“Between 2014 – 2016 American photographer Elizabeth Waterman undertook an extensive and ambitious project documenting and portraying the New York Drag scene. The resulting ‘Gorgeous Drag’ series marks not just one, but two departures.
It was a dynamic and significant time. An increasingly assertive drag scene came out of the shadow of its earlier underground existence – confident of its contribution towards an expanding conversation about gender and sex in the USA.
The Bushwick drag scene – once furtively played out in dingy backroom venues – suddenly produced major stars like Sasha Velour or Aquaria performing at festivals like Bushwig. The project also marked a departure in the career of Elizabeth Waterman. Before ‘Gorgeous Drag,’ her portrait work had taken place in the insulated environment of the studio. As a photographer, she felt increasingly restricted and held back by the roles and role play that govern conventional portrait photography – ‘I’m the photographer and you are the subject’ – further encumbered by unwieldy professional equipment.
Leaving all that behind, ‘Gorgeous Drag’ proved to be a creatively liberating and seminal experience for Elizabeth Waterman and her work.

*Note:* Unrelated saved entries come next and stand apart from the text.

# NorthStarUAS/ImageAnalysis

Measured on AMD Instinct MI355X. Metric: image_pairs_matched_per_sec, higher is better.
Workload: dtype u8 (int8 MFMA, int32 accumulate)

## Files before the change

### imageanalysis_amd/csrc/match_knn2sym.hip

```cpp
#include "iamx_common.h"

namespace {

typedef int v4i __attribute__((ext_vector_type(4)));
typedef int v2i __attribute__((ext_vector_type(2)));
typedef int v16i __attribute__((ext_vector_type(16)));
typedef unsigned v2u __attribute__((ext_vector_type(2)));

#ifndef IAMX_DESC_OFFSET
#define IAMX_DESC_OFFSET 128
#endif
constexpr int D = IAMX_DESC_DIM;
constexpr int CHUNK = 128;
constexpr int BIG = 0x3F000000;

struct Pack3Args {
    const void *src;
    const int64_t *src_off;
    int64_t single_n;
    const int32_t *dst_off;
    int8_t *dst;
    int32_t *sn2, *sct, *sperm, *sinv;
    int32_t *n2, *nb, *pos;
    int n_img;
// ... 67 lines not shown
    for (int m = 32; m >= 1; m >>= 1) {
        lo = min(lo, __shfl_xor(lo, m));
        hi = max(hi, __shfl_xor(hi, m));
    }
    if (lane == 0) { atomicMin(&s_lo, lo); atomicMax(&s_hi, hi); }
    __syncthreads();
    lo = s_lo;
    int shift = 0;
    while (((int64_t)s_hi - lo) >> shift >= RANK_BINS) ++shift;
    for (int r = tid; r < n; r += 1024) atomicAdd(&cursor[(key[r] - lo) >> shift], 1);
    __syncthreads();
    int c[4], t = 0, mx = 0;
#pragma unroll
    for (int k = 0; k < 4; ++k) {
        c[k] = cursor[4 * tid + k];
        t += c[k];
        mx = max(mx, c[k]);
    }
    int x = t;
#pragma unroll
    for (int sft = 1; sft < 64; sft <<= 1) {
        const int y = __shfl_up(x, sft);
        if (lane >= sft) x += y;
    }
    if (lane == 63) wsum[wave] = x;
#pragma unroll
    for (int m = 32; m >= 1; m >>= 1) mx = max(mx, __shfl_xor(mx, m));
    if (lane == 0) atomicMax(&s_max, mx);
    __syncthreads();
    int woff = 0;
    for (int w = 0; w < wave; ++w) woff += wsum[w];
    int run = woff + x - t;
#pragma unroll
    for (int k = 0; k < 4; ++k) {
        start[4 * tid + k] = run;
        run += c[k];
    }
    if (tid == 1023) start[RANK_BINS] = run;
    __syncthreads();
    if (s_max > RANK_BIN_LIMIT) {
        if (tid == 0) P.sct[d0] = RANK_TODO;
        return;
    }
    if (tid == 0) P.sct[d0] = 0;
    for (int b = tid; b < RANK_BINS; b += 1024) cursor[b] = start[b];
    __syncthreads();
    for (int r = tid; r < n; r += 1024) {
        const int k = key[r];
        const int at = atomicAdd(&cursor[(k - lo) >> shift], 1);
        list_row[at] = r;
        list_key[at] = k;
    }
    __threadfence_block();
    __syncthreads();
    for (int r = tid; r < n; r += 1024) {
        const int k = key[r], b = (k - lo) >> shift;
        const int e = start[b + 1];
        int cnt = start[b];
        for (int i = start[b]; i < e; ++i) {
            const int kj = list_key[i], j = list_row[i];
            cnt += (kj < k) || (kj == k && j < r);
        }
        P.pos[r0 + r] = cnt;
    }
}

__global__ __launch_bounds__(256) void pack3_rank_kernel(Pack3Args P)
{
    __shared__ __attribute__((aligned(16))) int keys[1024];
    const int img = blockIdx.y;
    const int64_t r0 = P.src_off ? P.src_off[img] : 0;
    const int n = (int)(P.src_off ? P.src_off[img + 1] - r0 : P.single_n);
    if ((int)blockIdx.x * 256 >= n) return;
    if (P.sct[P.dst_off ? P.dst_off[img] : 0] != RANK_TODO) return;
    const int r = blockIdx.x * 256 + threadIdx.x;
    const int mine = r < n ? P.n2[r0 + r] : 0;
    const int tiles = (n + 1023) / 1024, per = (tiles + (int)gridDim.z - 1) / (int)gridDim.z;
    const int b_lo = (int)blockIdx.z * per * 1024, b_hi = min(n, b_lo + per * 1024);
    int cnt = 0;
    for (int base = b_lo; base < b_hi; base += 1024) {
        __syncthreads();
#pragma unroll
        for (int k = 0; k < 4; ++k) {
            const int j = base + k * 256 + threadIdx.x;
            keys[k * 256 + threadIdx.x] = j < n ? P.n2[r0 + j] : 0x7FFFFFFF;
        }
        __syncthreads();
        for (int j = 0; j < 1024; j += 4) {
            const v4i k = *reinterpret_cast<const v4i *>(&keys[j]);
            cnt += (k.x < mine) || (k.x == mine && base + j < r);
            cnt += (k.y < mine) || (k.y == mine && base + j + 1 < r);
            cnt += (k.z < mine) || (k.z == mine && base + j + 2 < r);
            cnt += (k.w < mine) || (k.w == mine && base + j + 3 < r);
        }
    }
    if (r < n) {
        if (gridDim.z == 1) P.pos[r0 + r] = cnt;
        else if (cnt) atomicAdd(&P.pos[r0 + r], cnt);
    }
}

template <typename SRC>
__global__ __launch_bounds__(256) void pack3_scatter_kernel(Pack3Args P)
{
    const int img = blockIdx.y;
    const int64_t r0 = P.src_off ? P.src_off[img] : 0;
    const int n = (int)(P.src_off ? P.src_off[img + 1] - r0 : P.single_n);
    const int d0 = P.dst_off ? P.dst_off[img] : 0;
    const int cap = (n + CHUNK - 1) / CHUNK * CHUNK;
    const int t = blockIdx.x * 256 + threadIdx.x;
    const int r = t >> 3, part = t & 7;
    if (r >= cap) return;
    if (r >= n) {
        *reinterpret_cast<uint4 *>(P.dst + (int64_t)(d0 + r) * D + part * 16) = make_uint4(0, 0, 0, 0);
        if (part == 0) {
            P.sn2[d0 + r] = 0;
            P.sct[d0 + r] = BIG;
            P.sperm[d0 + r] = -1;
            P.sinv[d0 + r] = -1;
        }
        return;
    }
    const SRC *p = static_cast<const SRC *>(P.src) + (r0 + r) * D + part * 16;
    unsigned w[4] = {0, 0, 0, 0};
#pragma unroll
    for (int i = 0; i < 16; ++i)
        w[i >> 2] |= (unsigned)((load_value(p, i) - IAMX_DESC_OFFSET) & 0xFF) << (8 * (i & 3));
    const int pos = d0 + P.pos[r0 + r];
    *reinterpret_cast<uint4 *>(P.dst + (int64_t)pos * D + part * 16) = make_uint4(w[0], w[1], w[2], w[3]);
    if (part == 0) {
        P.sn2[pos] = P.n2[r0 + r];
        P.sct[pos] = P.nb[r0 + r] >> 1;
        P.sperm[pos] = r;
        P.sinv[d0 + r] = pos - d0;
    }
}

constexpr int ROW_NO_BOUND = 0x7F000000;
__device__ __forceinline__ int pack_row_bounds(int L, int U1, int U2)
{
#if defined(IAMX_T_NOPACK)
    return U1;
#else
    typedef unsigned short us2 __attribute__((ext_vector_type(2)));
    const us2 d = __builtin_amdgcn_cvt_pk_u16((unsigned)(U1 - L), (unsigned)(U2 - L));
    return (int)__builtin_bit_cast(unsigned, d);
#endif
}
__device__ __forceinline__ void unpack_row_bounds(v2i e, int &L, int &U1, int &U2)
{
    const int d1 = e.y & 0xFFFF, d2 = (int)((unsigned)e.y >> 16);
    L = e.x;
    U1 = d1 == 0xFFFF ? ROW_NO_BOUND : e.x + d1;
    U2 = d2 == 0xFFFF ? ROW_NO_BOUND : e.x + d2;
}

struct SymArgs {
    const int8_t *sdesc;
    const int32_t *sn2, *sct;
    const int32_t *img_off, *img_n;
    const int32_t *upairs;
    const int32_t *wg_off;
    const int64_t *col_off;
    const int64_t *rowp_off;
    int32_t *col;
    int32_t *rowp;
    int n_u, total_wg;
    uint8_t *colmask;
};

__device__ __forceinline__ int uniform32(int x) { return __builtin_amdgcn_readfirstlane(x); }
__device__ __forceinline__ int64_t uniform64(int64_t x)
{
    return (int64_t)(((uint64_t)(unsigned)__builtin_amdgcn_readfirstlane((int)(x >> 32)) << 32) |
                     (unsigned)__builtin_amdgcn_readfirstlane((int)x));
}

template <bool FUSED>
__device__ __forceinline__ void half_wave_min16(int (&r)[16], int lo, int &m0, int &m1)
{
    int u[4], w[2];
    if constexpr (FUSED) {
        asm("s_nop 1\n\t"
            "v_min_i32_dpp %0, %0, %0 row_ror:8 row_mask:0xf bank_mask:0x3\n\t"
            "v_min_i32_dpp %0, %8, %8 row_ror:8 row_mask:0xf bank_mask:0xc\n\t"
            "v_min_i32_dpp %1, %1, %1 row_ror:8 row_mask:0xf bank_mask:0x3\n\t"
            "v_min_i32_dpp %1, %9, %9 row_ror:8 row_mask:0xf bank_mask:0xc\n\t"
            "v_min_i32_dpp %2, %2, %2 row_ror:8 row_mask:0xf bank_mask:0x3\n\t"
            "v_min_i32_dpp %2, %10, %10 row_ror:8 row_mask:0xf bank_mask:0xc\n\t"
            "v_min_i32_dpp %3, %3, %3 row_ror:8 row_mask:0xf bank_mask:0x3\n\t"
            "v_min_i32_dpp %3, %11, %11 row_ror:8 row_mask:0xf bank_mask:0xc\n\t"
            "v_min_i32_dpp %4, %4, %4 row_ror:8 row_mask:0xf bank_mask:0x3\n\t"
            "v_min_i32_dpp %4, %12, %12 row_ror:8 row_mask:0xf bank_mask:0xc\n\t"
            "v_min_i32_dpp %5, %5, %5 row_ror:8 row_mask:0xf bank_mask:0x3\n\t"
            "v_min_i32_dpp %5, %13, %13 row_ror:8 row_mask:0xf bank_mask:0xc\n\t"
            "v_min_i32_dpp %6, %6, %6 row_ror:8 row_mask:0xf bank_mask:0x3\n\t"
            "v_min_i32_dpp %6, %14, %14 row_ror:8 row_mask:0xf bank_mask:0xc\n\t"
            "v_min_i32_dpp %7, %7, %7 row_ror:8 row_mask:0xf bank_mask:0x3\n\t"
            "v_min_i32_dpp %7, %15, %15 row_ror:8 row_mask:0xf bank_mask:0xc"
            : "+v"(r[0]), "+v"(r[2]), "+v"(r[4]), "+v"(r[6]), "+v"(r[8]), "+v"(r[10]), "+v"(r[12]), "+v"(r[14])
            : "v"(r[1]), "v"(r[3]), "v"(r[5]), "v"(r[7]), "v"(r[9]), "v"(r[11]), "v"(r[13]), "v"(r[15]));
        asm("s_nop 1\n\t"
            "v_min_i32_dpp %0, %0, %0 row_ror:12 row_mask:0xf bank_mask:0x5\n\t"
            "v_min_i32_dpp %0, %4, %4 row_ror:4 row_mask:0xf bank_mask:0xa\n\t"
            "v_min_i32_dpp %1, %1, %1 row_ror:12 row_mask:0xf bank_mask:0x5\n\t"
            "v_min_i32_dpp %1, %5, %5 row_ror:4 row_mask:0xf bank_mask:0xa\n\t"
            "v_min_i32_dpp %2, %2, %2 row_ror:12 row_mask:0xf bank_mask:0x5\n\t"
            "v_min_i32_dpp %2, %6, %6 row_ror:4 row_mask:0xf bank_mask:0xa\n\t"
            "v_min_i32_dpp %3, %3, %3 row_ror:12 row_mask:0xf bank_mask:0x5\n\t"
            "v_min_i32_dpp %3, %7, %7 row_ror:4 row_mask:0xf bank_mask:0xa"
            : "+v"(r[0]), "+v"(r[4]), "+v"(r[8]), "+v"(r[12])
            : "v"(r[2]), "v"(r[6]), "v"(r[10]), "v"(r[14]));
#pragma unroll
        for (int k = 0; k < 4; ++k) u[k] = r[4 * k] + lo;
    } else {
        int s[8];
#pragma unroll
        for (int k = 0; k < 8; ++k) {
            const int a = r[2 * k], b = r[2 * k + 1];
            const int t1 = __builtin_amdgcn_update_dpp(b, a, 0x128, 0xF, 0x3, false);
            const int t2 = __builtin_amdgcn_update_dpp(a, b, 0x128, 0xF, 0xC, false);
            s[k] = min(t1, t2);
        }
#pragma unroll
        for (int k = 0; k < 4; ++k) {
            const int a = s[2 * k], b = s[2 * k + 1];
            const int t1 = __builtin_amdgcn_update_dpp(b, a, 0x12C, 0xF, 0x5, false);
            const int t2 = __builtin_amdgcn_update_dpp(a, b, 0x124, 0xF, 0xA, false);
            u[k] = min(t1, t2) + lo;
        }
    }
#pragma unroll
    for (int k = 0; k < 2; ++k) {
        const v2u x = __builtin_amdgcn_permlane16_swap((unsigned)u[2 * k], (unsigned)u[2 * k + 1], false, false);
        w[k] = min((int)x[0], (int)x[1]);
    }
#pragma unroll
    for (int k = 0; k < 2; ++k) {
        w[k] = min(w[k], __builtin_amdgcn_update_dpp(0, w[k], 0xB1, 0xF, 0xF, true));
        w[k] = min(w[k], __builtin_amdgcn_update_dpp(0, w[k], 0x4E, 0xF, 0xF, true));
    }
    m0 = w[0];
    m1 = w[1];
}
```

Looking for a new milieu – something less scripted, less filtered – was coupled with the realisation that she would have to take some risks herself. Reflecting on that period in her work, Elizabeth Waterman remembers, “and so I set out to explore New York’s underground performance world, shadowy and slightly unhinged, where the players flutter like moths to the spotlight of spectacle. A mob of bit-part players and high-profile personalities, people acting out and cutting loose. My equipage? A disposable point-and-shoot film camera.”
Elizabeth Waterman’s own experience of ‘departure’ in some ways mirrored what was happening in front of her camera. Preconceived conventional binary notions of gender and sex in society were fragmenting, giving way to a rich and nuanced spectrum. Whereas for her it was an exciting, unsettling act of “tapping into my own subconscious, my own fear of the unknown: of the late nights, of new people and experiences, of the lack of control. It didn’t take long for me to get it that I was far outside my comfort zone.”
The images she captured on film were as much a reflection and projection of her own intuition than anything else. It is her fundamental realisation that she could approach this undertaking only as a participant – which lends her photos a powerful vibrant and touching dynamic.”